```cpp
struct rsc_context {
    int device = 0;
    hipStream_t stream = nullptr;
    bool own_stream = false;
    RngTable table;
    DevBuf<uint32_t> d_table;
    DevBuf<float> d_poses;
    DevBuf<int32_t> d_counts;
    DevBuf<uint64_t> d_masks;
    DevBuf<int32_t> d_samples;
    DevBuf<double> d_stage;
    DevBuf<double> d_berr;
    DevBuf<float> d_bpose;
    DevBuf<unsigned> d_bctr;
    DevBuf<float> d_gather;
    DevBuf<double> d_mposes;
    DevBuf<char> d_desc;
    PinBuf<char> h_desc;
    PinBuf<int32_t> h_counts;
    PinBuf<int32_t> h_qual;
    DevBuf<char> d_pnp_tab;
    std::vector<int> pnp_tab_key;
    size_t pnp_tab_quad[3] = {0, 0, 0}, pnp_tab_solve[3] = {0, 0, 0}, pnp_tab_scan = 0;
    PinBuf<float> h_small;
    PinBuf<float> h_pick;
    DevBuf<char> d_refine;
    DevBuf<RefineSelOut> d_selout;
    PinBuf<RefineSelOut> h_selout;
    DevBuf<char> d_po_in;
    DevBuf<char> d_so_in;
    PinBuf<char> h_so_in;
    DevBuf<char> d_so_res;
    PinBuf<char> h_so_res;
    DevBuf<char> d_po_res;
    PinBuf<char> h_po_in;
    PinBuf<char> h_po_res;
    DevBuf<char> d_s3m;
    PinBuf<char> h_s3m;
    struct S3mPair { size_t o_m1, o_m2; int n1, n2; };
    std::vector<S3mPair> s3m_last;
    DevBuf<char> d_bow;
    PinBuf<char> h_bow;
    DevBuf<char> d_fp;
    PinBuf<char> h_fp;
    int mask_words = 0;
    bool keep_samples = true;
    bool timing = false;
    hipEvent_t ev[12] = {};
    double last_ms[6] = {0, 0, 0, 0, 0, 0};
    double host_us[4] = {0, 0, 0, 0};
    bool direct_counts = true;
    bool fused_refine = true;
    bool dma_upload = false;
    int eig_rows_max_wgs = kEigRowsDefaultWgs;
    int betas_small_hb = kBetasHyps;
    bool eig_split = true;
// ... 211 lines not shown
            total += H[i];
            maxN = std::max(maxN, S[i]->N);
        }
        const int ppt = ppt_for(maxN);
        if (ppt > 32) {
            g_last_error = "more than 8192 correspondences per problem";
            return RSC_ERR_UNSUPPORTED;
        }
        const int mw = ppt * 4;
        C->mask_words = mw;
        fused_count = 0;
        const bool fused = C->fused_refine && total <= kFusedRefineMaxHyps;
        thread_local std::vector<RefineSel> sels_tl;
        std::vector<RefineSel>& sels = sels_tl;
        sels.resize(fused ? count : 0);
        for (int i = 0; fused && i < count; ++i) {
            rsc_pnp* p = of(S[i]);
            RefineSel& r = sels[i];
            r.prob = i;
            r.out0 = lps[i].out0;
            r.H = H[i];
            r.min_inliers = S[i]->mRansacMinInliers;
            r.best0 = S[i]->mnBestInliers;
            r.rows0 = S[i]->max_rows;
            r.best = p->d_best;
            r.refined = p->d_refined;
            r.words = p->words;
        }
        thread_local std::vector<int2> solve_wgs_tl[3], quad_wgs_tl[3];
        thread_local std::vector<int4> scan_wgs_tl;
        std::vector<int2>* solve_wgs = solve_wgs_tl;
        std::vector<int2>* quad_wgs = quad_wgs_tl;
        std::vector<int4>& scan_wgs = scan_wgs_tl;
        const int HC = scan_chunk(total);
        const int hb = (total <= kEigHyps * C->eig_rows_max_wgs) ? C->betas_small_hb : kBetasHyps;

        thread_local std::vector<int> shape_tl;
        std::vector<int>& shape = shape_tl;
        thread_local std::vector<int> key_tl;
        std::vector<int>& key = key_tl;
        key.clear();
        key.push_back(count);
        key.push_back(HC);
        key.push_back(hb);
        for (int i = 0; i < count; ++i) {
            key.push_back(S[i]->mRansacMinSet);
            key.push_back(H[i]);
        }
        if (key != shape) {
            for (int g = 0; g < 3; ++g) { solve_wgs[g].clear(); quad_wgs[g].clear(); }
            scan_wgs.clear();
            for (int i = 0; i < count; ++i) {
                const int g = S[i]->mRansacMinSet - 4;
                for (int h0 = 0; h0 < H[i]; h0 += hb) solve_wgs[g].push_back(make_int2(i, h0));
                for (int h0 = 0; h0 < H[i]; h0 += kEigHyps) quad_wgs[g].push_back(make_int2(i, h0));
                for (int h0 = 0; h0 < H[i]; h0 += HC)
                    scan_wgs.push_back(make_int4(i, h0, std::min(HC, H[i] - h0), 0));
            }
            for (int g = 0; g < 3; ++g) {
                xcd_order(solve_wgs[g], [](const int2& w) { return w.x; });
                xcd_order(quad_wgs[g], [](const int2& w) { return w.x; });
            }
            xcd_order(scan_wgs, [](const int4& w) { return w.x; });
            shape.assign(key.begin(), key.end());
        }
        if (C->pnp_tab_key != key || !C->d_pnp_tab.p) {
            std::vector<char> tab;
            auto put = [&](const void* p, size_t n) {
                const size_t o = tab.size();
                tab.resize(o + ((n + 15) & ~(size_t)15));
                if (n) std::memcpy(tab.data() + o, p, n);
                return o;
            };
            for (int g = 0; g < 3; ++g) C->pnp_tab_solve[g] = put(solve_wgs[g].data(), solve_wgs[g].size() * sizeof(int2));
            for (int g = 0; g < 3; ++g) C->pnp_tab_quad[g] = put(quad_wgs[g].data(), quad_wgs[g].size() * sizeof(int2));
            C->pnp_tab_scan = put(scan_wgs.data(), scan_wgs.size() * sizeof(int4));
            C->pnp_tab_key.clear();
            if (int e = C->d_pnp_tab.ensure(std::max(tab.size(), (size_t)16))) return e;
            RSC_HIP(hipMemcpyAsync(C->d_pnp_tab.p, tab.data(), tab.size(), hipMemcpyHostToDevice, C->stream));
            RSC_HIP(hipStreamSynchronize(C->stream));
            C->pnp_tab_key = key;
        }
        Blob b;
        const size_t o_probs = b.add(probs.data(), probs.size() * sizeof(DevPnP));
        const size_t o_lps = b.add(lps.data(), lps.size() * sizeof(LaunchProb));
        const size_t o_sel = fused ? b.add(sels.data(), sels.size() * sizeof(RefineSel)) : 0;
        if (int e = upload_blob(C, b)) return e;
        const char* tab = C->d_pnp_tab.p;
        if (int e = C->d_poses.ensure((size_t)total * 12)) return e;
        int32_t* cnt_dst = nullptr;
        if (int e = counts_target(C, total, &cnt_dst)) return e;
        if (int e = C->h_qual.ensure((size_t)count)) return e;
        std::memset(C->h_qual.p, 0, (size_t)count * sizeof(int32_t));
        int32_t* cnt_dev = nullptr;
        if (fused) {
            if (C->direct_counts) {
                if (int e = C->d_counts.ensure((size_t)total)) return e;
                cnt_dev = C->d_counts.p;
            }
            if (int e = C->d_selout.ensure((size_t)count)) return e;
            if (int e = C->h_selout.ensure((size_t)count)) return e;
        }
        if (int e = C->d_masks.ensure((size_t)total * mw)) return e;
        if (int e = C->d_samples.ensure((size_t)total * 8)) return e;
        if (int e = C->d_stage.ensure((size_t)total * kStageDoubles)) return e;
        if (int e = C->d_berr.ensure((size_t)total * 3)) return e;
        if (int e = C->d_bpose.ensure((size_t)total * 36)) return e;
        size_t groups = 0;
        for (int g = 0; g < 3; ++g) groups = std::max(groups, solve_wgs[g].size());
        const size_t had = C->d_bctr.cap;
        if (int e = C->d_bctr.ensure(groups)) return e;
        if (C->d_bctr.cap != had) RSC_HIP(hipMemsetAsync(C->d_bctr.p, 0, C->d_bctr.cap * sizeof(unsigned), C->stream));
        const BetasScratch bs{C->d_berr.p, C->d_bpose.p, C->d_bctr.p, (size_t)total};
        const char* base = C->d_desc.p;
        const DevPnP* dprobs = reinterpret_cast<const DevPnP*>(base + o_probs);
        const LaunchProb* dlps = reinterpret_cast<const LaunchProb*>(base + o_lps);
        host_mark(C, 0);
        timing_begin(C, 0);
        bool first_group = true;
        for (int g = 0; g < 3; ++g) {
            if (solve_wgs[g].empty()) continue;
            hipEvent_t eb = (C->timing && !first_group) ? C->ev[6 + 2 * g] : nullptr;
            RSC_HIP(launch_pnp_solve_split(4 + g, (int)quad_wgs[g].size(),
                                          reinterpret_cast<const int2*>(tab + C->pnp_tab_quad[g]), (int)solve_wgs[g].size(),
                                          reinterpret_cast<const int2*>(tab + C->pnp_tab_solve[g]), dprobs, dlps,
                                          C->d_table.p, C->d_stage.p, C->d_poses.p, C->d_samples.p, bs, C->stream,
                                          eb, C->timing ? C->ev[7 + 2 * g] : nullptr,
                                          (int)quad_wgs[g].size() <= C->eig_rows_max_wgs, C->eig_split,
                                          C->h_flag + kFaultWord, hb));
            first_group = false;
        }
        timing_begin(C, 1);
        RSC_HIP(launch_pnp_scan(ppt, (int)scan_wgs.size(), dprobs, dlps, reinterpret_cast<const int4*>(tab + C->pnp_tab_scan),
                                C->d_poses.p, cnt_dst, cnt_dev, C->d_masks.p, mw, C->h_qual.p, C->stream));
        timing_begin(C, 2);
        if (fused) {
            timing_begin(C, 3);
            RSC_HIP(launch_pnp_select_refine(count, dprobs, reinterpret_cast<const RefineSel*>(base + o_sel),
                                             cnt_dev ? cnt_dev : cnt_dst, C->d_masks.p, mw, C->d_poses.p,
                                             C->d_selout.p, C->h_flag + kFaultWord, C->stream));
            timing_begin(C, 4);
            RSC_HIP(hipMemcpyAsync(C->h_selout.p, C->d_selout.p, sizeof(RefineSelOut) * count, hipMemcpyDeviceToHost,
                                   C->stream));
        }
        if (!C->direct_counts)
            RSC_HIP(hipMemcpyAsync(C->h_counts.p, C->d_counts.p, (size_t)total * 4, hipMemcpyDeviceToHost, C->stream));
        host_mark(C, 1);
        if (int e = stream_wait(C)) return e;
        host_mark(C, 2);
        if (int e = take_fault(C)) return e;
        if (C->timing) {
            float a = 0, s = 0;
            (void)hipEventElapsedTime(&a, C->ev[0], C->ev[1]);
            (void)hipEventElapsedTime(&s, C->ev[1], C->ev[2]);
            C->last_ms[0] += a;
            C->last_ms[1] += s;
            C->last_ms[3] += 1;
            C->last_ms[4] += total;
            bool first = true;
            for (int g = 0; g < 3; ++g) {
                if (solve_wgs[g].empty()) continue;
                float e = 0;
                (void)hipEventElapsedTime(&e, first ? C->ev[0] : C->ev[6 + 2 * g], C->ev[7 + 2 * g]);
                C->last_ms[5] += e;
                first = false;
            }
            if (fused) {
// ... 3917 lines not shown
```

### orb-slam2-optimized_amd/csrc/rsc_kernels.h

```cpp
#pragma once
#include <cstdint>
#include <hip/hip_runtime.h>

namespace rsc {

struct DevPnP {
    const float4* pts;
    const float2* uv;
    int n;
    float fx, fy, cx, cy;
    float th2;
    int rows;
    double* pws;
    double* us;
    double* als;
};

struct DevSim3 {
    const float4* x1;
    const float4* x2;
    const float4* pim;
    int n;
    float K1[4], K2[4];
};
// ... 47 lines not shown
    int k;
    int adopt;
    int rows_after;
    int count;
    float pose[12];
    float best_pose[12];
};

struct Window31 {
    uint32_t w[31];
};
constexpr int kMlQuadHyps = 16;
hipError_t launch_mlpnp_solve(int ns, bool cov, int nwg, const DevML* probs, const LaunchProb* lps, const int2* wgt,
                              const uint32_t* T, double* poses, int32_t* samples, hipStream_t st);
hipError_t launch_mlpnp_scan(int ppt, int nwg, const DevML* probs, const LaunchProb* lps, const int4* wgt,
                             const double* poses, int32_t* counts, uint64_t* masks, int mask_words, hipStream_t st);
hipError_t launch_selftest_math(int fn, const double* x, int n, double* out, hipStream_t st);
hipError_t launch_upload16(const void* host_src, void* dev_dst, size_t n16, hipStream_t st);
hipError_t launch_signal(uint32_t* host_flag, uint32_t value, hipStream_t st);
hipError_t launch_copy_bytes(const void* src, void* dst, size_t n, hipStream_t st);
hipError_t launch_gather_records(const float* src, int stride, int take, const int32_t* idx, int n, float* dst,
                                 hipStream_t st);
hipError_t launch_rng_stream(const uint32_t* T, const uint32_t* window, int g0, int n, int32_t* out, hipStream_t st);
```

☆ ☆ ☆ ☆

**Exercise details**
Reply with the number only, stating how many lines in the listing hold the string "clear".

**Exercise output**
4